Zum Glück können wenigstens die Zeichnungen von Szymon Kudranski überzeugen. Diese sind zwar nach wie vor sehr düster und geheimnisvoll, stecken bei genauerer Betrachtung aber dennoch voller Details. Negativ fällt jedoch auf, das Kudranski sehr viel kopiert und photoshopt. So ändern sich viele Panels nur dadurch, dass es das gleiche Bild ist, der Bildausschnitt jedoch verändert wurde, oder minimalste Änderungen an Figuren, wie Mund, Arm- oder Beinhaltung, vorgenommen wurden. Das schmälert den durchaus positiven Gesamteindruck doch sehr.

FAZIT:

Kaum Handlung und dazu Bilder, die sich streng genommen wiederholen, dafür aber sehr gut aussehen und viel geheimnisvolles transportiert. Doch wenn nicht langsam etwas Schwung in die Geschehnisse kommt, sehe ich für Spawn, nicht nur bildlich, schwarz.
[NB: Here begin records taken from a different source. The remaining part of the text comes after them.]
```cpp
extern "C" int gnnb_profile_enable(gnnb_t* h, int on) {
  if (!h) return fail(GNNB_E_INVALID, "null handle");
  h->prof = on != 0;
  return GNNB_OK;
}
extern "C" int gnnb_profile_classes(void) { return PC_COUNT; }
extern "C" const char* gnnb_profile_class_name(int cls) { return (cls >= 0 && cls < PC_COUNT) ? kProfNames[cls] : ""; }
extern "C" int gnnb_profile_read(gnnb_t* h, double* total_ms, int64_t* launches, int n, int reset) {
  if (!h) return fail(GNNB_E_INVALID, "null handle");
  if (!h->pending.empty()) {
    for (auto& ev : h->pending) {
      HIPCHK(hipEventSynchronize(ev.b));
// ... 176 lines not shown
    a.njobs = q;
    if (q == 0) return;
    int maxn = 0;
    for (int k = 0; k <= L; ++k) maxn = std::max(maxn, h->N[k]);
    a.lv_floats = (maxn + 3) & ~3;
    if ((size_t)(a.lv_floats + maxw) * 4 > 160 * 1024) {
      for (int i = 0; i < q; ++i) a.job[i].wlds = 0;
      maxw = 0;
    }
    lz.run(PC_LIVESUM, [&] { hipLaunchKernelGGL(k_livesum, dim3((unsigned)B, (unsigned)q), dim3(256), (size_t)(a.lv_floats + maxw) * sizeof(float), st, a); });
  }
  void input_embedding() {
    const long G = (long)B * h->N[0];
    EmbedArgs a{h->d_pack[PK_EMBED] + PackEmbed::W, h->d_pack[PK_EMBED] + PackEmbed::B, in->lb[0], in->x_lp, in->ub[0], mu(0), G};
    long grid = (G + 16 * EMBED_UNROLL - 1) / (16 * EMBED_UNROLL);
    if (grid > (long)h->n_cu * 16) grid = (long)h->n_cu * 16;
    if (!p.embed_in_gather) lz.run(PC_EMBED, [&] { hipLaunchKernelGGL(k_embed, dim3((unsigned)grid), dim3(256), 0, st, a); });
    proj[0] = L_INP_F_1;
  }
  void pre() {
    long nt = 0;
    for (int k = 1; k <= L; ++k) nt += (((long)B * h->N[k] + 31) / 32) * 2;
    const PreAllArgs a = pre_args();
    const size_t lds = (h->bf3 ? (size_t)PackPreBwdL3::FLOATS : (size_t)PackPreFwd::FLOATS + PackPreBwd::FLOATS) * 4;
    void (*kern)(PreAllArgs) = h->bf3 ? k_pre<true> : k_pre<false>;
    lz.run(PC_PRE, [&] { hipLaunchKernelGGL(kern, dim3(mlp_grid(h, nt / 8)), dim3(PRE_WAVES * 64), lds, st, a); });
  }
  void pre_inp() {
    const long G = (long)B * h->N[0];
    const TileMap tm = bwd_map(h, 0);
    const long nt = map_tiles(tm, B);
    PreArgs a{h->d_pack[PK_PRE_INP], in->lb[0], in->ub[0], nullptr, nullptr, nullptr, nullptr, ws + w.Q, G, nt, h->N[0], 1,
              to_dtm(tm), nullptr, nullptr};
    lz.run(PC_PRE_INP, [&] { hipLaunchKernelGGL(k_pre_inp, dim3(mlp_grid(h, nt)), dim3(WG_MLP), PackPreInp::FLOATS * 4, st, a); });
  }

  bool embed_src(int k) const { return k == 1 && p.embed_in_gather && proj[0] == L_INP_F_1; }
  GArgs gather_args(const DevGather& d, int k, const float* src, bool scored, bool sparse, int src_layer, float* sout) const {
    return GArgs{in->lb[k], in->ub[k], in->mask, src, nb, map_tiles(d.g.tm, B), scored ? 1 : 0, h->R, roff[k], to_dtm(d.g.tm), to_dg(d, h->d_zero),
                 EmbedSrc{in->lb[0], in->x_lp, in->ub[0], h->d_pack[PK_EMBED]}, sparse ? in->lb[src_layer] : nullptr,
                 sparse ? in->ub[src_layer] : nullptr, sparse ? sout : nullptr};
  }
  void gather(const DevGather& d, int k, const float* src, bool scored, bool embed, int src_layer, float* sout) {
    const bool sparse = !embed && src_layer >= 1;
    const GArgs a = gather_args(d, k, src, scored, sparse, src_layer, sout);
    const size_t lds = gather_lds_bytes(d, 0) + (sparse ? sparse_tab_bytes(d) : 0) + (d.g.lanes == 16 ? 16 + (size_t)WAVES_MLP * STAGE16_FLOATS * 4 : 0);
    constexpr int kGatherOcc = 2;
// ... 866 lines not shown
```

### gnn_branching_amd/csrc/gnnb_dev.h

```cpp
#pragma once

struct Frag {
  f32x16 t[2];
};

#define FRAG_AT(x, R) ((x).t[(R) >> 4][(R)&15])

__device__ __forceinline__ f32x16 mfma32(float a, float b, f32x16 c) {
  return __builtin_amdgcn_mfma_f32_32x32x2f32(a, b, c, 0, 0, 0);
}

template <int KSTEPS, class GetB>
__device__ __forceinline__ void gemm_w64(const float* wl, int lane, Frag& acc, GetB getB) {
  const f32x4* w4 = reinterpret_cast<const f32x4*>(wl) + lane;
  f32x4 a0 = w4[0], a1 = w4[64];
#pragma unroll
  for (int s4 = 0; s4 < KSTEPS / 4; ++s4) {
    f32x4 n0 = a0, n1 = a1;
    if (s4 + 1 < KSTEPS / 4) {
      n0 = w4[((s4 + 1) * 2 + 0) * 64];
      n1 = w4[((s4 + 1) * 2 + 1) * 64];
    }
    __builtin_amdgcn_sched_barrier(0);
#pragma unroll
// ... 28 lines not shown

__device__ __forceinline__ void split_pair_bf3(float a, float b, unsigned& u1, unsigned& u2, unsigned& u3);
template <class GetB>
__device__ __forceinline__ void split_bf3(GetB& getB, int fk, u32x4& p1, u32x4& p2, u32x4& p3) {
#pragma unroll
  for (int q = 0; q < 4; ++q) {
    unsigned u1, u2, u3;
    split_pair_bf3(getB(8 * fk + 2 * q), getB(8 * fk + 2 * q + 1), u1, u2, u3);
    p1[q] = u1; p2[q] = u2; p3[q] = u3;
  }
}

__device__ __forceinline__ void split_pair_bf3(float a, float b, unsigned& u1, unsigned& u2, unsigned& u3) {
  u1 = pk_bf16(a, b);
  const float ra = a - __uint_as_float(u1 << 16), rb = b - __uint_as_float(u1 & 0xffff0000u);
  u2 = pk_bf16(ra, rb);
  const float sa = ra - __uint_as_float(u2 << 16), sb = rb - __uint_as_float(u2 & 0xffff0000u);
  u3 = pk_bf16(sa, sb);
}
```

Spawn Nr. 103 [Panini, Januar 2013]

Lange Zeit hat sich Jim Downing versteckt. In der Dunkelheit, vor der Gesellschaft und vor allem vor seiner eigenen Vergangenheit. Nun begibt er sich mit einer neu gegründeten Stiftung mitten in die Öffentlichkeit und zieh so das gesamte Interesse auf sich. Dadurch will er aber nicht nur mit seinen Kräften anderen helfen, sondern auch vielleicht Informationen über sich selber und sein Leben vor dem Koma erhalten. Doch diese Aktion ruft auch Feinde auf den Plan …

Endlich gibt McFarlane ein wenig Gas und präsentiert zum Ende hin noch einen ganz fiesen Cliffhanger. Das ist eine Situation, die ich persönlich, so nicht vorhersehen konnte und den ich sehr begrüße. Gibt es doch dieser Storyline zusammen mit der Stiftung wieder einiges an Schwung. Die Frage bleibt nur, ob dieser Schwung ausreicht, um wieder vorwärst zu kommen, oder ob diese Serie doch letztendlich stecken bleibt.
Zeichnerisch gibt es, bis auf die immer auffälligeren Photoshop-Elemente, Kopien und Mehrfachverwertungen seiner Zeichnungen, an dem, was Kudranski abliefert, kaum etwas zu meckern. Und, dass dies kein echter Beinbruch sein muss, zeigt Greg Land bei jeder seiner arbeiten aufs Neue.

FAZIT:

Neuer Schwung, frische Ideen und ein echt gemeiner Cliffhanger könnten die Serie noch retten. Wenn es nur nach den Zeichnungen ginge, wäre Spawn aktuell nicht mal so schlecht. Doch handlungstechnisch gab es in den letzten Ausgaben kaum Relevantes. Aber vielleicht ändert sich dies ja ab sofort.